A High Court action by the liquidator of collapsed charities fundraising service Pembroke Dynamic against the platform's founder and former managing director, Peter Conlon, has been resolved. As part of the settlement agreed with liquidator Myles Kirby, Mr Conlon accepts he is responsible for Pembroke Dynamic's debts of up to €2 million.
While Mr Kirby accepts Mr Conlon did not personally benefit from the misappropriated monies, Mr Conlon, under the settlement agreement, has consented to a judgment of €2 million being made against him in favour of the liquidator.
He further accepts the court can make orders disqualifying him from acting as a company director for a period yet to be determined.
Other terms of the settlement provide that orders preventing Mr Conlon reducing his assets below a sum of €2 million, which have been in place since 2018, are to remain in place for three years.
Monies held in several bank accounts, totalling €371,000 are to be given to the liquidator. Those funds, along with any other assets received by Mr Kirby under the settlement, will be distributed to Pembroke’s creditors by the liquidator.
The terms of settlement were outlined before Mr Justice Sanfey on Thursday by Rossa Fanning SC, with Gerard Meehan, for Mr Kirby.
Counsel said, while a settlement had been agreed, there was some dispute between the parties over certain issues. It was accepted that some €4 million donated to several national and international charities via the Pembroke platform had been misappropriated, he said.
It was Mr Kirby’s case that monies were moved from the charitable trust or foundation set up by Mr Conlon to the company, Pembroke Dynamic, that operated the platform. The platform allowed persons to donate to various charities over the internet.
Money donated through Pembroke’s platform was supposed to be given to the individual charities via the foundation, with the company receiving a commission, counsel said.
Counsel said, following Mr Kirby’s forensic examination of Pembroke’s books and records, there appeared to be no financial controls in place to prevent the mixing of monies between the company and the foundation.
Mr Kirby’s case was that monies intended for the charities were used by the company to pay for things including staff wages and rent, without the knowledge or consent of the charities or the donors.
Mr Kirby was seeking a lengthy period of disqualification, of 10 years or more, over what counsel said was “a very serious matter.”
There was a public interest in the application given recent revelations about the charity sector, Mr Fanning added.
While the settlement included a €2 million judgment against Mr Conlon, the liquidator did not realistically expect to recover the full sum, he said.
Solicitor Robert Dore, for Mr Conlon, said the fact his client did not personally benefit from the monies misappropriated was a very significant mitigating factor for the court to consider regarding the length of the disqualification.

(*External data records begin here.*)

@@ -83,10 +84,34 @@
 }
 
 template <int PRE>
+__device__ inline float4v upsample2x_row_quad(const float* __restrict__ p, float bv, float sh, float sw, int oy, int ox, int H, int W) {
+#pragma clang fp contract(off)
+  const float fy = sh * static_cast<float>(oy);
+  const int y0 = static_cast<int>(fy);
+  const int y1 = y0 + (y0 < H - 1 ? 1 : 0);
+  const float h1 = fy - static_cast<float>(y0), h0 = 1.0f - h1;
+  const float* r0 = p + y0 * W;
+  const float* r1 = p + y1 * W;
+  float4v v;
+#pragma unroll
+  for (int e = 0; e < 4; ++e) {
+    const float fx = sw * static_cast<float>(ox + e);
+    const int x0 = static_cast<int>(fx);
+    const int x1 = x0 + (x0 < W - 1 ? 1 : 0);
+    const float w1 = fx - static_cast<float>(x0), w0 = 1.0f - w1;
+    const float v00 = PRE ? apply_act<PRE>(r0[x0] + bv) : r0[x0], v01 = PRE ? apply_act<PRE>(r0[x1] + bv) : r0[x1];
+    const float v10 = PRE ? apply_act<PRE>(r1[x0] + bv) : r1[x0], v11 = PRE ? apply_act<PRE>(r1[x1] + bv) : r1[x1];
+    v[e] = h0 * (w0 * v00 + w1 * v01) + h1 * (w0 * v10 + w1 * v11);
+  }
+  return v;
+}
+
+__device__ inline float pick4(const float (&v)[4], int k) { return k == 0 ? v[0] : (k == 1 ? v[1] : (k == 2 ? v[2] : v[3])); }
+
+template <int PRE, bool ROWS>
 __device__ inline void upsample2x_quads_plane(const float* __restrict__ in, float* __restrict__ out, long long out_batch_stride, const float* __restrict__ pre_bias,
                                               int pl, int C, int H, int W) {
 #pragma clang fp contract(off)
-  typedef float float4v __attribute__((ext_vector_type(4)));
   const int OH = 2 * H, OW = 2 * W, QW = OW >> 2;
   const float sh = OH > 1 ? static_cast<float>(H - 1) / static_cast<float>(OH - 1) : 0.0f;
   const float sw = OW > 1 ? static_cast<float>(W - 1) / static_cast<float>(OW - 1) : 0.0f;
@@ -94,42 +119,83 @@
   const float* p = in + static_cast<size_t>(pl) * H * W;
   const float bv = (PRE != 0 && pre_bias) ? pre_bias[c] : 0.0f;
   float* dst = out + static_cast<size_t>(b) * out_batch_stride + static_cast<size_t>(c) * OH * OW;
-  for (int q = blockIdx.x * 256 + threadIdx.x; q < OH * QW; q += gridDim.x * 256) {
-    const int oy = q / QW, ox = 4 * (q - oy * QW);
-    const float fy = sh * static_cast<float>(oy);
-    const int y0 = static_cast<int>(fy);
-    const int y1 = y0 + (y0 < H - 1 ? 1 : 0);
-    const float h1 = fy - static_cast<float>(y0), h0 = 1.0f - h1;
-    const float* r0 = p + y0 * W;
-    const float* r1 = p + y1 * W;
-    float4v v;
+  if (ROWS) {
+    for (int q = blockIdx.x * 256 + threadIdx.x; q < OH * QW; q += gridDim.x * 256) {
+      const int oy = q / QW, ox = 4 * (q - oy * QW);
+      *reinterpret_cast<float4v*>(dst + oy * OW + ox) = upsample2x_row_quad<PRE>(p, bv, sh, sw, oy, ox, H, W);
+    }
+    return;
+  }
+  for (int q = blockIdx.x * 256 + threadIdx.x; q < H * QW; q += gridDim.x * 256) {
+    const int k = q / QW, oy = 2 * k, ox = 4 * (q - k * QW);
+    int y0[2], y1[2], x0[4], x1[4];
+    float h0[2], h1[2], w0[4], w1[4];
+#pragma unroll
+    for (int a = 0; a < 2; ++a) {
+      const float fy = sh * static_cast<float>(oy + a);
+      y0[a] = static_cast<int>(fy);
+      y1[a] = y0[a] + (y0[a] < H - 1 ? 1 : 0);
+      h1[a] = fy - static_cast<float>(y0[a]);
+      h0[a] = 1.0f - h1[a];
+    }
 #pragma unroll
     for (int e = 0; e < 4; ++e) {
       const float fx = sw * static_cast<float>(ox + e);
-      const int x0 = static_cast<int>(fx);
-      const int x1 = x0 + (x0 < W - 1 ? 1 : 0);
-      const float w1 = fx - static_cast<float>(x0), w0 = 1.0f - w1;
-      const float v00 = PRE ? apply_act<PRE>(r0[x0] + bv) : r0[x0], v01 = PRE ? apply_act<PRE>(r0[x1] + bv) : r0[x1];
-      const float v10 = PRE ? apply_act<PRE>(r1[x0] + bv) : r1[x0], v11 = PRE ? apply_act<PRE>(r1[x1] + bv) : r1[x1];
-      v[e] = h0 * (w0 * v00 + w1 * v01) + h1 * (w0 * v10 + w1 * v11);
-    }
-    *reinterpret_cast<float4v*>(dst + oy * OW + ox) = v;
-  }
-}
-
-template <int PRE>
+      x0[e] = static_cast<int>(fx);
+      x1[e] = x0[e] + (x0[e] < W - 1 ? 1 : 0);
+      w1[e] = fx - static_cast<float>(x0[e]);
+      w0[e] = 1.0f - w1[e];
+    }
+    const int yb = y0[0], xb = x0[0];
+    bool fits = y0[1] >= yb && y0[1] <= yb + 1;
+#pragma unroll
+    for (int e = 1; e < 4; ++e) fits = fits && x0[e] >= xb && x0[e] <= xb + 2;
+    if (!fits) {
+#pragma unroll
+      for (int a = 0; a < 2; ++a) *reinterpret_cast<float4v*>(dst + (oy + a) * OW + ox) = upsample2x_row_quad<PRE>(p, bv, sh, sw, oy + a, ox, H, W);
+      continue;
+    }
+    float t[3][4];
+#pragma unroll
+    for (int i = 0; i < 3; ++i) {
+      const float* r = p + min(yb + i, H - 1) * W;
+      float v[4];
+#pragma unroll
+      for (int j = 0; j < 4; ++j) {
+        const float s = r[min(xb + j, W - 1)];
+        v[j] = PRE ? apply_act<PRE>(s + bv) : s;
+      }
+#pragma unroll
+      for (int e = 0; e < 4; ++e) t[i][e] = w0[e] * pick4(v, x0[e] - xb) + w1[e] * pick4(v, x1[e] - xb);
+    }
+#pragma unroll
+    for (int a = 0; a < 2; ++a) {
+      const int d0 = y0[a] - yb, d1 = y1[a] - yb;
+      float4v o;
+#pragma unroll
+      for (int e = 0; e < 4; ++e) {
+        const float top = d0 == 0 ? t[0][e] : t[1][e];
+        const float bottom = d1 == 0 ? t[0][e] : (d1 == 1 ? t[1][e] : t[2][e]);
+        o[e] = h0[a] * top + h1[a] * bottom;
+      }
+      *reinterpret_cast<float4v*>(dst + (oy + a) * OW + ox) = o;
+    }
+  }
+}
+
+template <int PRE, bool ROWS>
 __global__ __launch_bounds__(256) void upsample2x_quads_kernel(const float* __restrict__ in, float* __restrict__ out, long long out_batch_stride,
                                                                const float* __restrict__ pre_bias, int C, int H, int W) {
-  upsample2x_quads_plane<PRE>(in, out, out_batch_stride, pre_bias, blockIdx.y, C, H, W);
-}
-
-template <int PRE2>
+  upsample2x_quads_plane<PRE, ROWS>(in, out, out_batch_stride, pre_bias, blockIdx.y, C, H, W);
+}
+
+template <int PRE2, bool ROWS>
 __global__ __launch_bounds__(256) void upsample2x_pair_quads_kernel(const float* __restrict__ in1, float* __restrict__ out1, long long out1_batch_stride, int C1,
                                                                     const float* __restrict__ in2, float* __restrict__ out2, long long out2_batch_stride,
                                                                     const float* __restrict__ pre_bias2, int C2, int planes1, int H, int W) {
   const int pl = blockIdx.y;
-  if (pl < planes1) upsample2x_quads_plane<0>(in1, out1, out1_batch_stride, nullptr, pl, C1, H, W);
-  else upsample2x_quads_plane<PRE2>(in2, out2, out2_batch_stride, pre_bias2, pl - planes1, C2, H, W);
+  if (pl < planes1) upsample2x_quads_plane<0, ROWS>(in1, out1, out1_batch_stride, nullptr, pl, C1, H, W);
+  else upsample2x_quads_plane<PRE2, ROWS>(in2, out2, out2_batch_stride, pre_bias2, pl - planes1, C2, H, W);
 }
 
 template <int K, int ACT, bool PRE>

It would have been a more serious matter if Mr Conlon had personally benefited from the monies, Mr Dore said.
Mr Conlon is a 67 year old separated father of four adult children and the reality is he will never be a director of a company once the period of disqualification expires, Mr Dore added.
His client had been an award-winning businessman who set up the platform in 2008 in an attempt to “give something back”. The platform was successful for some time before it started to experience difficulties, Mr Dore said.
Mr Dore said Mr Conlon accepts some monies were loaned to the company from the charitable foundation to keep Pembroke going and had consented to a “draconian settlement”.
He had hoped to bring in external investment to the company that ultimately would have saved the day and resulted in the loans being repaid, Mr Dore said, adding his client had also spent time in a Swiss prison.
Mr Conlon lives on a very modest pension of over €400 per week and has retired with far lesser benefits than he would have expected to have enjoyed some years ago, Mr Dore added.
Mr Justice Sanfey, who welcomed the settlement, said he would give a decision next week on the period of disqualification.
Mr Conlon was founder and head of Pembroke Dynamic Internet Services Ltd, and related companies Ammado Technology Limited, and the Ammado Foundation, which were put into liquidation following an application by Revenue in 2018.
Mr Kirby subsequently brought proceedings against Mr Conlon as part of his probe into what happened to donations made to dozens of charities misappropriated by Pembroke.
In 2018 Mr Kirby secured an injunction freezing Mr Conlon’s assets.
The court previously heard Mr Conlon's only assets are properties in Ballsbridge, Dublin, which he co-owns with his former wife, and are in negative equity to the tune of €4 million.
He also claims he has significant liabilities to various parties of over €10 million. Mr Conlon received a four year sentence, with three suspended, in Switzerland in 2018 after he pleaded guilty to embezzlement there to using almost €4 million – intended for charities – to fund his technology company.